[Collected data entries]
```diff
+                    const int j = jb + u * NJG;
+                    if (j < L) {
+#pragma unroll
+                        for (int iq = 0; iq < FQ; ++iq) {
+                            const float w = wr[(size_t)iq * H * LR + j];
+#pragma unroll
+                            for (int c = 0; c < 4; ++c) acc[p][iq][c] = fmaf(w, vv[u][c], acc[p][iq][c]);
+                        }
+                    }
+                }
+            }
+        }
+    }
+    {
+        float* red = lg;
+        auto slot_of = [&](int g, int p) { return red + (size_t)g * FRED_G + (size_t)(p * HG * (VREC / 4) + item0) * FRED_I; };
+        auto put = [&](int g) {
+#pragma unroll
+            for (int p = 0; p < NHG; ++p)
+#pragma unroll
+                for (int iq = 0; iq < FQ; ++iq) *reinterpret_cast<f32x4*>(slot_of(g, p) + iq * 4) = acc[p][iq];
+        };
+        auto add = [&](int g) {
+#pragma unroll
+            for (int p = 0; p < NHG; ++p)
+#pragma unroll
+                for (int iq = 0; iq < FQ; ++iq) {
+                    const f32x4 o4 = *reinterpret_cast<const f32x4*>(slot_of(g, p) + iq * 4);
+#pragma unroll
+                    for (int c = 0; c < 4; ++c) acc[p][iq][c] += o4[c];
+                }
+        };
+        __syncthreads();
+        if (jg >= 6 && jg < NJG) put(jg - 6);
+        __syncthreads();
+        if (jg < 6) add(jg);
+        __syncthreads();
+        if (jg >= 3 && jg < 6) put(jg - 3);
+        __syncthreads();
+        if (jg < 3) add(jg);
+        __syncthreads();
+        if (jg == 1 || jg == 2) put(jg - 1);
+        __syncthreads();
+        if (jg == 0) {
+#pragma unroll
+            for (int p = 0; p < NHG; ++p) {
+                const int h = p * HG + hl1;
+#pragma unroll
+                for (int iq = 0; iq < FQ; ++iq) {
+                    const f32x4 x1 = *reinterpret_cast<const f32x4*>(slot_of(0, p) + iq * 4), x2 = *reinterpret_cast<const f32x4*>(slot_of(1, p) + iq * 4);
+#pragma unroll
+                    for (int c = 0; c < 4; ++c) acc[p][iq][c] = (acc[p][iq][c] + x1[c]) + x2[c];
+                    *reinterpret_cast<f32x4*>(opt + (size_t)(iq * H + h) * VREC + c41 * 4) = acc[p][iq];
+                }
+            }
+        }
+        __syncthreads();
+    }
+    for (int idx = tid; idx < niq * H * SV; idx += IPA_THREADS) {
+        const int iq = idx / (H * SV), r = idx % (H * SV);
+        feat[((long long)b * L + i0 + iq) * NFEAT + r] = opt[(iq * H + r / SV) * VREC + (r % SV)];
+    }
+    for (int idx = tid; idx < niq * H * PV; idx += IPA_THREADS) {
+        const int iq = idx / (H * PV), n = idx % (H * PV);
+        const int h = n / PV, pt = n % PV;
+        const long long row = (long long)b * L + i0 + iq;
+        const float* R = rots + row * 9;
+        const float* t = trans + row * 3;
+        const float* g = opt + (iq * H + h) * VREC + SV + pt * 3;
+        float loc[3];
+#pragma unroll
+        for (int r = 0; r < 3; ++r) {
+            const float it = -(R[0 * 3 + r] * t[0] + R[1 * 3 + r] * t[1] + R[2 * 3 + r] * t[2]);
+            loc[r] = it + (R[0 * 3 + r] * g[0] + R[1 * 3 + r] * g[1] + R[2 * 3 + r] * g[2]);
+        }
+        float* fo = feat + row * NFEAT;
+#pragma unroll
+        for (int r = 0; r < 3; ++r) fo[H * SV + r * (H * PV) + n] = loc[r];
+        fo[H * SV + 3 * H * PV + n] = sqrtf(loc[0] * loc[0] + loc[1] * loc[1] + loc[2] * loc[2] + 1e-8f);
+    }
+}
+
 }
 
 extern "C" int abx_ipa_pack(const float* proj, const float* rots, const float* trans, float* qpack, float* kpack,
@@ -426,7 +691,21 @@
                             const float* mask, const float* rots, const float* trans, const float* point_weights, float* attn_ws,
                             float* feat, int B, int L, hipStream_t st) {
     ABX_REQUIRE(z != nullptr, "abx_ipa_attn: null");
-    const int rc = abx_ipa_weights(qpack, kpack, vpack, bias2d, mask, rots, trans, point_weights, attn_ws, feat, B, L, st);
-    if (rc) return rc;
-    return abx_ipa_pair(attn_ws, z, feat, B, L, st);
-}
+    if (L > 0 && ipa_fused_lds_bytes(L) > IPA_FUSED_LDS_MAX) {
+        const int rc = abx_ipa_weights(qpack, kpack, vpack, bias2d, mask, rots, trans, point_weights, attn_ws, feat, B, L, st);
+        if (rc) return rc;
+        return abx_ipa_pair(attn_ws, z, feat, B, L, st);
+    }
+    ABX_REQUIRE(qpack && kpack && vpack && bias2d && mask && rots && trans && point_weights && feat, "abx_ipa_attn: null");
+    ABX_REQUIRE(B > 0 && L > 0 && B <= 65535 && (long long)B * L < (1ll << 31), "abx_ipa_attn: bad sizes");
+    const size_t lds = ipa_fused_lds_bytes(L);
+    if (int rc = abx_ensure_dynamic_lds(reinterpret_cast<const void*>(ipa_fused_kernel), (int)IPA_FUSED_LDS_MAX, "abx_ipa_attn")) return rc;
+    const long long per_b = (L + FQ - 1) / FQ;
+    const long long nwg = 8 * ((B / 8) * per_b + ((B % 8) * per_b + 7) / 8);
+    ABX_REQUIRE(nwg < (1LL << 31), "abx_ipa_attn: grid too large");
+    hipLaunchKernelGGL(ipa_fused_kernel, dim3((unsigned)nwg), dim3(IPA_THREADS), lds, st, qpack, kpack, vpack, bias2d, z, mask, rots,
+                       trans, point_weights, feat, B, L);
+    return abx_check_launch("abx_ipa_attn");
+}
+
+extern "C" int abx_ipa_attn_fused(int L) { return L > 0 && ipa_fused_lds_bytes(L) <= IPA_FUSED_LDS_MAX; }
diff --git a/abx_amd/ops.py b/abx_amd/ops.py
--- a/abx_amd/ops.py
+++ b/abx_amd/ops.py
@@ -673,6 +673,10 @@
           'abx_ipa_pack')
 
 
+def ipa_attn_fused(L):
+    return bool(_lib.load().abx_ipa_attn_fused(L))
+
+
 def ipa_attn(qpack, kpack, vpack, bias2d, z, mask, rots, trans, pw, feat, B, L, attn_ws=None):
     if attn_ws is None:
         attn_ws = torch.empty(_lib.load().abx_ipa_attn_workspace_bytes(B, L) // 4, device=feat.device, dtype=torch.float32)
diff --git a/include/abx_hip.h b/include/abx_hip.h
--- a/include/abx_hip.h
+++ b/include/abx_hip.h
@@ -148,6 +148,7 @@
                     hipStream_t stream);
 int abx_ipa_pair(const float* attn_ws, const float* z, float* feat, int B, int L, hipStream_t stream);
 long long abx_ipa_attn_workspace_bytes(int B, int L);
+int abx_ipa_attn_fused(int L);
 long long abx_ipa_qpack_bytes(int B, int L);
 
 int abx_timestep_embedding(const double* t, const float* freqs, int B, int dim, float* out, hipStream_t stream);
```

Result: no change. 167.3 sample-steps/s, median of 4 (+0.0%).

▸ WORK INSTRUCTION
Repeat each entry above, keeping every word exact.

▸ FINISHED EXERCISE
```diff
+                    const int j = jb + u * NJG;
+                    if (j < L) {
+#pragma unroll
+                        for (int iq = 0; iq < FQ; ++iq) {
+                            const float w = wr[(size_t)iq * H * LR + j];
+#pragma unroll
+                            for (int c = 0; c < 4; ++c) acc[p][iq][c] = fmaf(w, vv[u][c], acc[p][iq][c]);
+                        }
+                    }
+                }
+            }
+        }
+    }
+    {
+        float* red = lg;
+        auto slot_of = [&](int g, int p) { return red + (size_t)g * FRED_G + (size_t)(p * HG * (VREC / 4) + item0) * FRED_I; };
+        auto put = [&](int g) {
+#pragma unroll
+            for (int p = 0; p < NHG; ++p)
+#pragma unroll
+                for (int iq = 0; iq < FQ; ++iq) *reinterpret_cast<f32x4*>(slot_of(g, p) + iq * 4) = acc[p][iq];
+        };
+        auto add = [&](int g) {
+#pragma unroll
+            for (int p = 0; p < NHG; ++p)
+#pragma unroll
+                for (int iq = 0; iq < FQ; ++iq) {
+                    const f32x4 o4 = *reinterpret_cast<const f32x4*>(slot_of(g, p) + iq * 4);
+#pragma unroll
+                    for (int c = 0; c < 4; ++c) acc[p][iq][c] += o4[c];
+                }
+        };
+        __syncthreads();
+        if (jg >= 6 && jg < NJG) put(jg - 6);
+        __syncthreads();
+        if (jg < 6) add(jg);
+        __syncthreads();
+        if (jg >= 3 && jg < 6) put(jg - 3);
+        __syncthreads();
+        if (jg < 3) add(jg);
+        __syncthreads();
+        if (jg == 1 || jg == 2) put(jg - 1);
+        __syncthreads();
+        if (jg == 0) {
+#pragma unroll
+            for (int p = 0; p < NHG; ++p) {
+                const int h = p * HG + hl1;
+#pragma unroll
+                for (int iq = 0; iq < FQ; ++iq) {
+                    const f32x4 x1 = *reinterpret_cast<const f32x4*>(slot_of(0, p) + iq * 4), x2 = *reinterpret_cast<const f32x4*>(slot_of(1, p) + iq * 4);
+#pragma unroll
+                    for (int c = 0; c < 4; ++c) acc[p][iq][c] = (acc[p][iq][c] + x1[c]) + x2[c];
+                    *reinterpret_cast<f32x4*>(opt + (size_t)(iq * H + h) * VREC + c41 * 4) = acc[p][iq];
+                }
+            }
+        }
+        __syncthreads();
+    }
+    for (int idx = tid; idx < niq * H * SV; idx += IPA_THREADS) {
+        const int iq = idx / (H * SV), r = idx % (H * SV);
+        feat[((long long)b * L + i0 + iq) * NFEAT + r] = opt[(iq * H + r / SV) * VREC + (r % SV)];
+    }
+    for (int idx = tid; idx < niq * H * PV; idx += IPA_THREADS) {
+        const int iq = idx / (H * PV), n = idx % (H * PV);
+        const int h = n / PV, pt = n % PV;
+        const long long row = (long long)b * L + i0 + iq;
+        const float* R = rots + row * 9;
+        const float* t = trans + row * 3;
+        const float* g = opt + (iq * H + h) * VREC + SV + pt * 3;
+        float loc[3];
+#pragma unroll
+        for (int r = 0; r < 3; ++r) {
+            const float it = -(R[0 * 3 + r] * t[0] + R[1 * 3 + r] * t[1] + R[2 * 3 + r] * t[2]);
+            loc[r] = it + (R[0 * 3 + r] * g[0] + R[1 * 3 + r] * g[1] + R[2 * 3 + r] * g[2]);
+        }
+        float* fo = feat + row * NFEAT;
+#pragma unroll
+        for (int r = 0; r < 3; ++r) fo[H * SV + r * (H * PV) + n] = loc[r];
+        fo[H * SV + 3 * H * PV + n] = sqrtf(loc[0] * loc[0] + loc[1] * loc[1] + loc[2] * loc[2] + 1e-8f);
+    }
+}
+
 }
 
 extern "C" int abx_ipa_pack(const float* proj, const float* rots, const float* trans, float* qpack, float* kpack,
@@ -426,7 +691,21 @@
                             const float* mask, const float* rots, const float* trans, const float* point_weights, float* attn_ws,
                             float* feat, int B, int L, hipStream_t st) {
     ABX_REQUIRE(z != nullptr, "abx_ipa_attn: null");
-    const int rc = abx_ipa_weights(qpack, kpack, vpack, bias2d, mask, rots, trans, point_weights, attn_ws, feat, B, L, st);
-    if (rc) return rc;
-    return abx_ipa_pair(attn_ws, z, feat, B, L, st);
-}
+    if (L > 0 && ipa_fused_lds_bytes(L) > IPA_FUSED_LDS_MAX) {
+        const int rc = abx_ipa_weights(qpack, kpack, vpack, bias2d, mask, rots, trans, point_weights, attn_ws, feat, B, L, st);
+        if (rc) return rc;
+        return abx_ipa_pair(attn_ws, z, feat, B, L, st);
+    }
+    ABX_REQUIRE(qpack && kpack && vpack && bias2d && mask && rots && trans && point_weights && feat, "abx_ipa_attn: null");
+    ABX_REQUIRE(B > 0 && L > 0 && B <= 65535 && (long long)B * L < (1ll << 31), "abx_ipa_attn: bad sizes");
+    const size_t lds = ipa_fused_lds_bytes(L);
+    if (int rc = abx_ensure_dynamic_lds(reinterpret_cast<const void*>(ipa_fused_kernel), (int)IPA_FUSED_LDS_MAX, "abx_ipa_attn")) return rc;
+    const long long per_b = (L + FQ - 1) / FQ;
+    const long long nwg = 8 * ((B / 8) * per_b + ((B % 8) * per_b + 7) / 8);
+    ABX_REQUIRE(nwg < (1LL << 31), "abx_ipa_attn: grid too large");
+    hipLaunchKernelGGL(ipa_fused_kernel, dim3((unsigned)nwg), dim3(IPA_THREADS), lds, st, qpack, kpack, vpack, bias2d, z, mask, rots,
+                       trans, point_weights, feat, B, L);
+    return abx_check_launch("abx_ipa_attn");
+}
+
+extern "C" int abx_ipa_attn_fused(int L) { return L > 0 && ipa_fused_lds_bytes(L) <= IPA_FUSED_LDS_MAX; }
diff --git a/abx_amd/ops.py b/abx_amd/ops.py
--- a/abx_amd/ops.py
+++ b/abx_amd/ops.py
@@ -673,6 +673,10 @@
           'abx_ipa_pack')
 
 
+def ipa_attn_fused(L):
+    return bool(_lib.load().abx_ipa_attn_fused(L))
+
+
 def ipa_attn(qpack, kpack, vpack, bias2d, z, mask, rots, trans, pw, feat, B, L, attn_ws=None):
     if attn_ws is None:
         attn_ws = torch.empty(_lib.load().abx_ipa_attn_workspace_bytes(B, L) // 4, device=feat.device, dtype=torch.float32)
diff --git a/include/abx_hip.h b/include/abx_hip.h
--- a/include/abx_hip.h
+++ b/include/abx_hip.h
@@ -148,6 +148,7 @@
                     hipStream_t stream);
 int abx_ipa_pair(const float* attn_ws, const float* z, float* feat, int B, int L, hipStream_t stream);
 long long abx_ipa_attn_workspace_bytes(int B, int L);
+int abx_ipa_attn_fused(int L);
 long long abx_ipa_qpack_bytes(int B, int L);
 
 int abx_timestep_embedding(const double* t, const float* freqs, int B, int dim, float* out, hipStream_t stream);
```

Result: no change. 167.3 sample-steps/s, median of 4 (+0.0%).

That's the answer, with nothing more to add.